Working data:
※ ※ ※

struct VMixArgs {
  double dt, dt_mix_cfg;
  int mix_at_surface, rng_mode, sfl, pad;
  const double *huni;
  unsigned long long seed, step;
};
struct MixRng { MixKey key; uint4 q; bool primed; };
template <class VM = VMixRT>
__device__ __forceinline__ MixRng mix_rng_begin(const VMixArgs &A, int id) {
  MixRng R;
  R.key = mix_key(A.seed, A.step, id);
  R.q = make_uint4(0u, 0u, 0u, 0u);
  R.primed = false;
  if (VM::rng_mode(A.rng_mode) == 0) {
    R.q = mix_block(R.key, 0u);
    R.primed = true;
  }
  return R;
}
template <int NQ, class VM = VMixRT>
__device__ __forceinline__ double vmix_col_walk(const DevSource &s, int nzp, const double *Kp, const double *gsh, int tid,
                                                const VMixArgs &A, long long i, long long n, int id, double z, int &moving,
                                                float Zmin, float tv, int &sf_flags, const MixRng *pre) {
  constexpr int NL = 4 * NQ;
  static_assert(!VM::STATIC || NL >= 3, "a static configuration has the three-level window inside the profile");
  const double dt = A.dt;
  const int mix_at_surface = VM::mix_at_surface(A.mix_at_surface), rng_mode = VM::rng_mode(A.rng_mode), sfl = A.sfl;
  double zm[NL - 1];
#pragma unroll
  for (int k = 0; k < NL - 1; ++k) zm[k] = k < nzp - 1 ? s.zmid[k] : __builtin_inf();
  const bool uniform_z = VM::uniform_z(s.vg_uniform != 0);
  const double gd0 = s.vg_d[0], gi0 = s.vg_id[0], gd1 = s.vg_d[1], gi1 = s.vg_id[1], gd2 = s.vg_d[2], gi2 = s.vg_id[2];
  const double sgn = dt > 0 ? 1.0 : (dt < 0 ? -1.0 : 0.0);
  const double dt_mix = A.dt_mix_cfg * sgn;
  const int ntimes = VM::ntimes(abs((int)(dt / dt_mix)));
  const double r = 1.0 / 3, ir = 1.0 / r;
  double wstep = __dmul_rn(__dmul_rn((double)tv, dt_mix), (double)moving);
  const MixKey st = mix_key(A.seed, A.step, id);
  uint4 u4 = make_uint4(0u, 0u, 0u, 0u);
  bool primed = false;
  if (pre) { u4 = pre->q; primed = pre->primed; }
  auto level_terms = [&](auto edges, int zl, double &dk_dt, double &sg) {
    constexpr int E = decltype(edges)::value;
    const double Kz = Kp[zl * BLOCK + tid];
    double gK;
    if ((E & 1) && zl == 0) gK = div_cr(Kp[BLOCK + tid] - Kz, gd0, gi0);
    else if ((E & 2) && zl == nzp - 1) gK = div_cr(Kz - Kp[(nzp - 2) * BLOCK + tid], gd1, gi1);
    else if (uniform_z) gK = div_cr(Kp[(zl + 1) * BLOCK + tid] - Kp[(zl - 1) * BLOCK + tid], gd2, gi2);
    else
      gK = __dadd_rn(__dadd_rn(__dmul_rn(gsh[zl], Kp[(zl - 1) * BLOCK + tid]), __dmul_rn(gsh[NL + zl], Kz)),
                     __dmul_rn(gsh[2 * NL + zl], Kp[(zl + 1) * BLOCK + tid]));
    double dK = -gK;
    if (fabs(dK) < 1e-10) dK = 0;
    dk_dt = __dmul_rn(dK, dt_mix);
    sg = sqrt(div_cr(__dmul_rn(__dmul_rn(Kz, fabs(dt_mix)), 2.0), r, ir));
  };
  using AnyLevel = std::integral_constant<int, 3>;
  int lv0;
  {
    const double d0 = -z;
    int zs = 0;
#pragma unroll
    for (int k = 0; k < NL - 1; ++k) zs += ((k & 1) ? d0 >= zm[k] : d0 > zm[k]) ? 1 : 0;
    lv0 = zs < 1 ? 1 : (zs > nzp - 2 ? nzp - 2 : zs);
    if (nzp < 3) lv0 = 1;
  }
  double c_dk[3], c_sg[3];
#pragma unroll
  for (int q = 0; q < 3; ++q) {
    const int zl = lv0 - 1 + q;
    c_dk[q] = 0; c_sg[q] = 0;
    if constexpr (VM::STATIC) {
      if (q == 0) level_terms(std::integral_constant<int, 1>(), zl, c_dk[q], c_sg[q]);
      else if (q == 1) level_terms(std::integral_constant<int, 0>(), zl, c_dk[q], c_sg[q]);
      else level_terms(std::integral_constant<int, 2>(), zl, c_dk[q], c_sg[q]);
    } else if (zl >= 0 && zl < nzp) level_terms(AnyLevel(), zl, c_dk[q], c_sg[q]);
  }
  double wb[4];
#pragma unroll
  for (int j = 0; j < 4; ++j) {
    const int k = lv0 - 2 + j;
    double b = k < 0 ? -1.0 : __builtin_inf();
    if (k >= 0 && k < nzp - 1) {
      b = gsh[3 * NL + k];
      if ((k & 1) && b > 0) b = __longlong_as_double(__double_as_longlong(b) - 1);
    }
    wb[j] = b;
  }
  for (int it0 = 0; it0 < ntimes; it0 += 5) {
  if (rng_mode == 0 && !(primed && it0 == 0)) u4 = mix_block(st, (unsigned)it0 / 5u);
#pragma unroll
  for (int k5 = 0; k5 < 5; ++k5) {
    const int it = it0 + k5;
    if (it >= ntimes) break;
    const bool surface = z == 0;
    const double d = -z;
    int q = (d > wb[1] ? 1 : 0) + (d > wb[2] ? 1 : 0);
    int zi = lv0 - 1 + q;
    if (!(d > wb[0]) || d > wb[3]) {
      zi = 0;
#pragma unroll
      for (int k = 0; k < NL - 1; ++k) zi += ((k & 1) ? d >= zm[k] : d > zm[k]) ? 1 : 0;
      q = zi - lv0 + 1;
    }
    double dKdt = q == 0 ? c_dk[0] : (q == 1 ? c_dk[1] : c_dk[2]);
    double sig = q == 0 ? c_sg[0] : (q == 1 ? c_sg[1] : c_sg[2]);
    if (q < 0 || q > 2) level_terms(AnyLevel(), zi, dKdt, sig);
    double R;
    if (rng_mode == 1) R = __dsub_rn(__dmul_rn(2.0, A.huni[(size_t)it * n + i]), 1.0);
    else R = mix_R_of(mix_word(u4, (unsigned)k5));
    z = __dsub_rn(z, __dmul_rn((double)moving, __dsub_rn(dKdt, __dmul_rn(R, sig))));
    if (z >= 0) z = -z;
    if (z < (double)Zmin && moving == 1) z = __dsub_rn((double)__fmul_rn(2.f, Zmin), z);
    z = __dadd_rn(z, wstep);
    if (!mix_at_surface && surface) z = 0.0;
    if (z > 0) z = 0.0;
    if (z < (double)Zmin) {
      const int act = VM::sf_action(sfl & 255);
      if (act == 3) sf_flags |= 2;
      else if (act) {
        z = (double)Zmin;
        if (act == 2) { sf_flags |= 1; moving = 0; wstep = 0.0; }
      }
    }
  }
  }
  return z;
}

__device__ __forceinline__ float pick_slot(const float (&a)[MAXG], int j) {
  float r = a[0];
#pragma unroll
  for (int k = 1; k < MAXG; ++k) {
    float v = a[k];
    asm volatile("" : "+v"(v));
    r = j == k ? v : r;
  }
  return r;
}

#ifdef ODR_TU_MISC
template <int NV>
struct GroupVars { int v[NV]; };

template <int NV>
__global__ __launch_bounds__(BLOCK) void k_env_group(const DevWorld *__restrict__ W, PView p,
                                                     GroupVars<NV> gv, double t, int record_prev) {
  long long i = (long long)blockIdx.x * BLOCK + threadIdx.x;
  if (i >= p.n) return;
  int vars[NV];
#pragma unroll
  for (int k = 0; k < NV; ++k) vars[k] = gv.v[k];
  double lon = p.lon[i], lat = p.lat[i], z = p.z[i];
  float out[NV];
  env_group<NV>(*W, vars, lon, lat, z, t, out, p.rank ? p.rank[i] : 0, W->f32pos & 1);
#pragma unroll
  for (int k = 0; k < NV; ++k) p.env[vars[k]][i] = out[k];
  if (record_prev) { p.slon[i] = lon; p.slat[i] = lat; }
}

template <int PROJ>
__global__ __launch_bounds__(BLOCK, ODR_WAVES(PROJ)) void k_env_grid(const DevWorld *__restrict__ W, PView p, EnvGroupDesc G,
                                                    int record_prev) {
  long long i = pid();
  if (i >= p.n) return;
  double lon = p.lon[i], lat = p.lat[i], z = p.z[i];
  int f32idx = 0;
  if (W->f32pos & 1) {
    lon = lon_f32class(W->src[G.sid].lon_mode, lon);
    if (PROJ == PROJ_LATLONG) f32idx = W->src[G.sid].xy_f32;
  }
  float out[MAXG];
  env_group_fast<PROJ>(*W, G, lon, lat, z, out, f32idx);
#pragma unroll
  for (int k = 0; k < MAXG; ++k)
    if (k < G.nv) G.out_ptr[k][i] = out[k];
  if (record_prev) { p.slon[i] = lon; p.slat[i] = lat; }
}

__global__ __launch_bounds__(BLOCK) void k_fill_f32(float *a, long long n, float v) {
  long long i = (long long)blockIdx.x * BLOCK + threadIdx.x;
  if (i < n) a[i] = v;
}

__global__ __launch_bounds__(BLOCK) void k_record_prev(PView p, int which) {
  long long i = (long long)blockIdx.x * BLOCK + threadIdx.x;
  if (i >= p.n) return;
  if (which == 0) { p.slon[i] = p.lon[i]; p.slat[i] = p.lat[i]; }
  else { p.plon[i] = p.lon[i]; p.plat[i] = p.lat[i]; }
}

#endif
#ifdef ODR_TU_STEP
__device__ __forceinline__ float rk4_mix(float k1, float k2, float k3, float k4) {
  float s = __fadd_rn(k1, __fmul_rn(2.0f, k2));
  s = __fadd_rn(s, __fmul_rn(2.0f, k3));
  s = __fadd_rn(s, k4);
  return div_cr_f32(s, 6.0f, 1.0f / 6.0f);
}

template <int SCHEME, bool NOISE>
__global__ __launch_bounds__(BLOCK) void k_advect(const DevWorld *__restrict__ W, PView p, double t,
                                                  double dt, float factor, StageNoise N) {
  long long i = (long long)blockIdx.x * BLOCK + threadIdx.x;
  if (i >= p.n) return;
  const int uv[2] = {VAR_U, VAR_V};
  double lon = p.lon[i], lat = p.lat[i], z = p.z[i];
  float u1 = p.env[VAR_U][i], v1 = p.env[VAR_V][i];
  float f = __fmul_rn(current_factor(p, i, factor), p.cdf[i]);
  int moving = p.moving[i];
  const int rk = p.rank ? p.rank[i] : 0;
  float fu, fv;
  GeodStart o = geod_start(lat, lon);
  if (SCHEME == 0) {
    fu = __fmul_rn(f, u1);
    fv = __fmul_rn(f, v1);
  } else {
    float dtf = (float)dt;
    double lon2, lat2;
    float k2[2];
    stage_pos_rt(N.sm, o, u1, v1, dtf, lon2, lat2);
    env_group<2>(*W, uv, lon2, lat2, z, t + dt / 2, k2, rk);
    const int id = NOISE ? p.id[i] : 0;
    if (NOISE) add_current_noise(N, 1, i, p.n, id, k2[0], k2[1]);
    if (SCHEME == 1) {
      fu = __fmul_rn(f, k2[0]);
      fv = __fmul_rn(f, k2[1]);
    } else {
      float k3[2], k4[2];
      stage_pos_rt(N.sm, o, k2[0], k2[1], dtf, lon2, lat2);
      env_group<2>(*W, uv, lon2, lat2, z, t + dt / 2, k3, rk);
      if (NOISE) add_current_noise(N, 2, i, p.n, id, k3[0], k3[1]);
      stage_pos_rt(N.sm, o, k3[0], k3[1], dtf, lon2, lat2);
      env_group<2>(*W, uv, lon2, lat2, z, t + dt, k4, rk);
      if (NOISE) add_current_noise(N, 3, i, p.n, id, k4[0], k4[1]);
      fu = __fmul_rn(rk4_mix(u1, k2[0], k3[0], k4[0]), f);
      fv = __fmul_rn(rk4_mix(v1, k2[1], k3[1], k4[1]), f);
    }
  }
  move_f32_from(o, lon, lat, fu, fv, moving, dt);
  p.lon[i] = lon;
  p.lat[i] = lat;
}

template <int PROJ, bool IS3D, int SM, class LD>
__device__ __forceinline__ void uv_stage_or_global(const DevSource &s, const DevBlock &geo, const UVTime &tm, const LD &ld, double lon,
                                                   double lat, double z, const ZBracket &zb, float fbu, float fbv, float &uo,
                                                   float &vo, const ProjStart &ps, UVKeep<IS3D> &K, bool keep) {
  if (!uv_stage<PROJ, IS3D, SM>(s, geo, tm, ld, lon, lat, z, zb, fbu, fbv, uo, vo, ps, K, keep)) {
    if constexpr (sizeof(LD) != sizeof(LdGlobal)) uv_stage<PROJ, IS3D, SM>(s, geo, tm, uv_global(tm), lon, lat, z, zb, fbu, fbv, uo, vo, ps, K, keep);
  }
}
template <int SCHEME, int PROJ, bool IS3D, bool NOISE, int SM = 0, bool PARK = false, class LD = LdGlobal>
__device__ __forceinline__ void advect_grid_body(const DevSource &s, const DevBlock &geo, double &lon, double &lat,
                                                 double z, float u1, float v1, float f, int moving, double dt,
                                                 const UVTime &th, const UVTime &tf, const LD &lh, const LD &lf, float fbu, float fbv,
                                                 const StageNoise &N, long long i, long long n, int id, UVKeep<IS3D> &K,
                                                 ZBracket zb_pre = ZBracket(), bool have_pre = false,
                                                 double *park = nullptr ODR_PT_PARAM, const ProjStart ps_pre = ProjStart()) {
  float fu, fv;
  const bool keep_f = tf.b == th.b && tf.a == th.a;
  GeodStart o0 = geod_start(lat, lon);
  lds_f64 *slot = (lds_f64 *)park;
  if constexpr (PARK) { geod_park(o0, slot); if (SM == 1 && SCHEME == 2) slot[14 * BLOCK] = (double)f; }
  auto O = [&]() { if constexpr (PARK) return geod_unpark(slot[12 * BLOCK], slot[13 * BLOCK], slot); else return o0; };
#define ODR_O O()
#define ODR_STAGE_POS(U_, V_) do { if constexpr (PARK && SM == 1) stage_pos_parked(slot, U_, V_, dtf, lon2, lat2); \
                                   else stage_pos<SM>(ODR_O, U_, V_, dtf, lon2, lat2); } while (0)
  if (SCHEME == 0) {
    fu = __fmul_rn(f, u1);
    fv = __fmul_rn(f, v1);
  } else {
    ZBracket zb;
    zb.iz0 = 0; zb.same = 0; zb.wa = 1;
    if (IS3D) { if (have_pre) zb = zb_pre; else zb = zbracket(s, z); }
    float dtf = (float)dt;
    double lon2, lat2;
    float u2, v2;
    ProjStart ps;
    if (PROJ == PROJ_STERE_POLAR || (ODR_PROJ_ROTATES(PROJ) && s.proj.kind == PROJ_STERE_POLAR && s.proj.es != 0)) {
      if (ps_pre.ok) ps = ps_pre;
      else {
        double lw = lon;
        if (s.lon_mode == 1) lw = np_mod(lw + 180.0, 360.0) - 180.0;
        else if (s.lon_mode == 2) lw = np_mod(lw, 360.0);
        ps = proj_start(s.proj, lw, lat);
      }
    }
    ODR_STAGE_POS(u1, v1);
    ODR_PT_USE(lon2); ODR_PT_USE(lat2); ODR_PT(4);
    uv_stage_or_global<PROJ, IS3D, SM>(s, geo, th, lh, lon2, lat2, z, zb, fbu, fbv, u2, v2, ps, K, true);
    if (NOISE) add_current_noise(N, 1, i, n, id, u2, v2);
    ODR_PT_USE(u2); ODR_PT_USE(v2); ODR_PT(5);
    if (SCHEME == 1) {
      fu = __fmul_rn(f, u2);
      fv = __fmul_rn(f, v2);
    } else {
      float u3, v3, u4, v4;
      ODR_STAGE_POS(u2, v2);
      uv_stage_or_global<PROJ, IS3D, SM>(s, geo, th, lh, lon2, lat2, z, zb, fbu, fbv, u3, v3, ps, K, true);
      if (NOISE) add_current_noise(N, 2, i, n, id, u3, v3);
      ODR_PT_USE(u3); ODR_PT_USE(v3); ODR_PT(6);
      ODR_STAGE_POS(u3, v3);
      uv_stage_or_global<PROJ, IS3D, SM>(s, geo, tf, lf, lon2, lat2, z, zb, fbu, fbv, u4, v4, ps, K, keep_f);
      if (NOISE) add_current_noise(N, 3, i, n, id, u4, v4);
      ODR_PT_USE(u4); ODR_PT_USE(v4); ODR_PT(7);
      float fl = f;
      if constexpr (PARK && SM == 1) fl = (float)slot[14 * BLOCK];
      fu = __fmul_rn(rk4_mix(u1, u2, u3, u4), fl);
      fv = __fmul_rn(rk4_mix(v1, v2, v3, v4), fl);
    }
  }
  move_f32_from(ODR_O, lon, lat, fu, fv, moving, dt);
#undef ODR_O
#undef ODR_STAGE_POS
}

※ ※ ※

Your objective: Check the records above and copy each line that has the string "seed".

Answer box:
  unsigned long long seed, step;
  R.key = mix_key(A.seed, A.step, id);
  const MixKey st = mix_key(A.seed, A.step, id);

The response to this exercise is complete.